GT: How much of the local level budget crisis is the state’s fault?
A lot of it. If cities had the tax base that they [used to], they’d still, of course, be making reductions and reducing costs in the face of this economy, but we’d be doing nothing of the magnitude that we are doing now. The collective impact of all of the state measures–-from Prop 13 to 62 to 218, and all sorts of other provisions—make for a tortured financial structure. No sane person or group of people would ever create something like what [California] has. To add insult to injury, the state made massive transfers of local tax receipts to the state in 1991 and again in 2002, and now they’re doing it again in 2009. All told, those will amount to probably well over $10 billion a year. If the state had dealt with its own issues, the local government sector would be $10 billion a year better off today.
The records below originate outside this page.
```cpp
int dispatch_conv(const ConvArgs &a, hipStream_t st)
{
    if (a.pool_y != nullptr && (a.slope > 0.f || !pool_fusable(a.CIN, a.COUT, a.B, a.H, a.W))) {
        mmk::set_error("mmk_conv3x3: pool_y is not supported for this layer (see mmk_conv3x3_pool_fusable)");
        return MMK_ERR_ARG;
    }
    if (a.x1_pool_arg != nullptr && (a.slope > 0.f || a.C2 != 0 || a.H < 2 || a.W < 2)) {
        mmk::set_error("mmk_conv3x3: x1_pool_arg needs the ReLU network, a single input and H, W >= 2");
        return MMK_ERR_ARG;
    }
    if (conv_is_deep(a.CIN, a.COUT)) {
        if (a.o2.C > 0 && conv_cm(a.CIN, a.COUT) >= 64 && a.o1.C % 16 != 0) {
            mmk::set_error("mmk_conv3x3: output split %d+%d: layers of >= 64 output channels split at multiples of 16", a.o1.C, a.o2.C);
            return MMK_ERR_ARG;
        }
        return dispatch_conv_deep(a, st);
    }
    const int CK = conv_ck(a.CIN), CM = conv_cm(a.CIN, a.COUT);
    if (a.x1_pool_arg != nullptr && !(a.CIN == 32 && CM == 32 && (size_t)a.B * a.H * a.W * 32 < ((size_t)1 << 31))) {
        mmk::set_error("mmk_conv3x3: x1_pool_arg is not supported for this layer (CIN=%d COUT=%d)", a.CIN, a.COUT);
        return MMK_ERR_ARG;
    }
    const bool fits32 = (size_t)a.B * a.H * a.W * (size_t)std::max(a.CIN, a.COUT) < ((size_t)1 << 31);
    const bool ring = a.CIN == CK && CM <= 32 && fits32;
    const int rc = with_thin_shape(CK, CM, [&](auto K, auto M) -> int {
        if (a.slope > 0.f) return launch_conv<K(), M(), true>(a, st);
        if constexpr (M() <= 32) {
            if (ring) return launch_conv_ring_epi<K(), M()>(a, st);
        }
        return launch_conv<K(), M()>(a, st);
    });
    if (rc != NO_KERNEL) return rc;
    mmk::set_error("mmk_conv3x3: unsupported channel counts CIN=%d COUT=%d", a.CIN, a.COUT);
    return MMK_ERR_ARG;
}


typedef __attribute__((ext_vector_type(2))) int i32x2;
typedef __attribute__((ext_vector_type(4))) int i32x4;

__device__ __forceinline__ unsigned lds_addr(const void *p)
{
    return (unsigned)(size_t)(__attribute__((address_space(3))) const void *)p;
}

__device__ __forceinline__ i32x2 tr_read(unsigned addr)
{
    i32x2 v;
    asm volatile("ds_read_b64_tr_b16 %0, %1" : "=v"(v) : "v"(addr) : "memory");
    return v;
}

template <int OFF>
__device__ __forceinline__ i32x2 tr_read_o(unsigned addr)
{
    static_assert(OFF >= 0 && OFF < 65536, "ds offset field is 16 bits");
    i32x2 v;
    asm volatile("ds_read_b64_tr_b16 %0, %1 offset:%2" : "=v"(v) : "v"(addr), "n"(OFF) : "memory");
    return v;
}

__device__ __forceinline__ bf16x8 frag_from(i32x2 lo, i32x2 hi)
{
    i32x4 t = {lo.x, lo.y, hi.x, hi.y};
    return __builtin_bit_cast(bf16x8, t);
}

struct WgradArgs {
    const bf16 *x1, *x2;
    int C1, C2;
    const bf16 *g;
    int B, H, W, CIN, COUT;
    float *partials;
    int acc_partials;
    const unsigned *g_arg = nullptr;
    float g_scale = 1.f;
};

template <int CK, int CM, bool G8, bool POOLG = false>
__global__ __launch_bounds__(CONV_THREADS) void conv3x3_wgrad_kernel(const WgradArgs a)
{
    constexpr int MT = CM / 16;
    constexpr int NTT = (CK >= 16) ? 9 * (CK / 16) : 5;
    constexpr int NTW = (NTT + 3) / 4;
    extern __shared__ __attribute__((aligned(16))) unsigned char smem[];
    constexpr int PK = wg_pitch(CK);
    constexpr int GCOLS = G8 ? 8 : CM;
    constexpr int PG = wg_pitch(GCOLS);
    bf16 *x_tile = reinterpret_cast<bf16 *>(smem);
    bf16 *g_tile = x_tile + (HT * WT + 8) * PK;

    const int tid = threadIdx.x, lane = tid & 63;
    const int wv = __builtin_amdgcn_readfirstlane(tid >> 6);
    const int chunk = blockIdx.y, group = blockIdx.z;
    const int tiles_x = (a.W + TW - 1) / TW, tiles_y = (a.H + TH - 1) / TH;
    const int tpi = tiles_x * tiles_y;
    const int total_tiles = tpi * a.B;
    const int i16 = lane & 15, g4 = lane >> 4, q = i16 >> 2, pp = i16 & 3;

    f32x4 acc[MT][NTW];
    f32x4 accb[MT];
#pragma unroll
    for (int m = 0; m < MT; ++m) {
        accb[m] = (f32x4){0.f, 0.f, 0.f, 0.f};
#pragma unroll
        for (int n = 0; n < NTW; ++n) acc[m][n] = (f32x4){0.f, 0.f, 0.f, 0.f};
    }
    bf16x8 ones;
#pragma unroll
    for (int j = 0; j < 8; ++j) ones[j] = (bf16)1.0f;
// ... 2834 lines not shown
```

Before: 3431 pairs/s.

## Fold two image rows into each wave's pixel fragments for narrow deep convs

Adds a FOLD variant of the deep 3x3 conv kernel for 128-channel layers with width 33-40. Each wave covers two output rows packed into five 16-pixel fragments, so the tile is 2*WN rows by 40 columns. Without folding, a row of about 40 pixels is padded to 48 and the extra MFMA columns are wasted. The dispatcher enables the fold by default (env switch MMK_CONV_FOLD), and the batch-split path gains a tail variant. The costs are a more complex gather address per fragment and extra template instantiations.

```diff
diff --git a/mm_masking_amd/csrc/mmk_unet.hip b/mm_masking_amd/csrc/mmk_unet.hip
--- a/mm_masking_amd/csrc/mmk_unet.hip
+++ b/mm_masking_amd/csrc/mmk_unet.hip
@@ -846,13 +846,14 @@
 
 constexpr int DEEP_THREADS = 512;
 
-template <int BM, int NT>
+template <int BM, int NT, bool FOLD = false>
 struct DeepCfg {
+    static_assert(!FOLD || (BM == 128 && NT == 5), "folded rows: 128 output channels per block, five fragments per row pair");
     static constexpr int WM = BM >= 128 ? 2 : 1;
     static constexpr int WN = 8 / WM;
     static constexpr int MT = BM / 16 / WM;
     static constexpr int MTB = BM / 16;
-    static constexpr int TH = WN, TWD = NT * 16;
+    static constexpr int TH = FOLD ? 2 * WN : WN, TWD = FOLD ? NT * 8 : NT * 16;
     static constexpr int HT = TH + 2, WT = TWD + 2;
     static constexpr int CK = 32, PK = 48, NS = 9, GPP = 4;
     static constexpr int NIN = HT * WT * GPP;
@@ -868,16 +869,17 @@
 #endif
 };
 
-template <int BM, int NT>
+template <int BM, int NT, bool FOLD = false>
 XcdGrid deep_grid(int B, int H, int W, int cout)
 {
-    return xcd_grid(B, H, W, DeepCfg<BM, NT>::TH, DeepCfg<BM, NT>::TWD, (cout + BM - 1) / BM, 1);
-}
-
-template <int BM, int NT, bool LK = false, bool SUBW = false, int ROLE = 0, bool WRES = false, bool POOLG = false>
+    return xcd_grid(B, H, W, DeepCfg<BM, NT, FOLD>::TH, DeepCfg<BM, NT, FOLD>::TWD, (cout + BM - 1) / BM, 1);
+}
+
+template <int BM, int NT, bool LK = false, bool SUBW = false, int ROLE = 0, bool WRES = false, bool POOLG = false, bool FOLD = false>
 __global__ __launch_bounds__(DEEP_THREADS) void conv3x3_deep_kernel(const ConvArgs a, int total_tiles, int tiles_per_xcd)
 {
-    using C = DeepCfg<BM, NT>;
+    using C = DeepCfg<BM, NT, FOLD>;
+    static_assert(!FOLD || (!LK && !SUBW && !WRES && !POOLG && ROLE != 0), "folded rows: the plain forward and data-gradient roles");
     constexpr int MT = C::MT, MTB = C::MTB, PK = C::PK, WT = C::WT, HT = C::HT, GPP = C::GPP;
     constexpr int NIN = C::NIN, NW = C::NW, RIN = C::RIN, RW = C::RW, NS = C::NS;
     constexpr bool R_FWD = ROLE == 1, R_BWD = ROLE == 2;
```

We’re at the bottom of the totem pole.
GT: What needs to change at the fundamental level of the state’s government and its financial structure to prevent an economic crisis like this from occurring again?
The structure is broken from top to bottom, no matter if you’re a conservative and want less government or if you’re a great supporter of public goods and services. The whole structure needs to be redone. Political process isn’t about policy, it’s a raw competition among political forces. But, clearly, no one would have designed the mess we are in … but how to dispose of it and put something back together that makes sense [is] an enormous challenge.
GT: How do you think the community will handle the changes?
I think there will be a level of acceptance for a while, where people will be OK if median strips aren’t maintained and the parks don’t look so good. But then, and maybe it’s farther down the road, we’ll reach a place where we say that’s not who we are or what we want; it’s not good enough. People in Santa Cruz don’t regard the parks and the open space, and the arts and community programs, as expendable; nor do I. What kind of a community do you have when you take all those things out? The range of public goods and services is essential.
Most of what local government does is indispensable –-most, not everything. You can have a community without libraries and parks if you wanted to, but not many want to. You cannot have a community without water, sewer, sanitation, law enforcement, fire response, and emergency medical response. Take those out for one day, just one day, and what do things look like? They don’t look good.
GT: What is the most interesting thing you’ve learned about Santa Cruz from this experience?
I say this all the time, but the Santa Cruz public is the best public in the entire country to work for. The voters in Santa Cruz are incredibly supportive of local goods and services, so for me, personally, it’s always been a wonderful thing to be working in the local government environment and doing my best to contribute to the provision of products that people really want and value. We don’t always think of Santa Cruz as being grounded in economic reality, but the acceptance of the reductions shows how grounded people actually are. It’s shown me more than anything else how people, in the worst of times, pull together pretty well. We’re still in the constructive, positive response mode, I hope we stay there, and I don’t have any reason to think we won’t.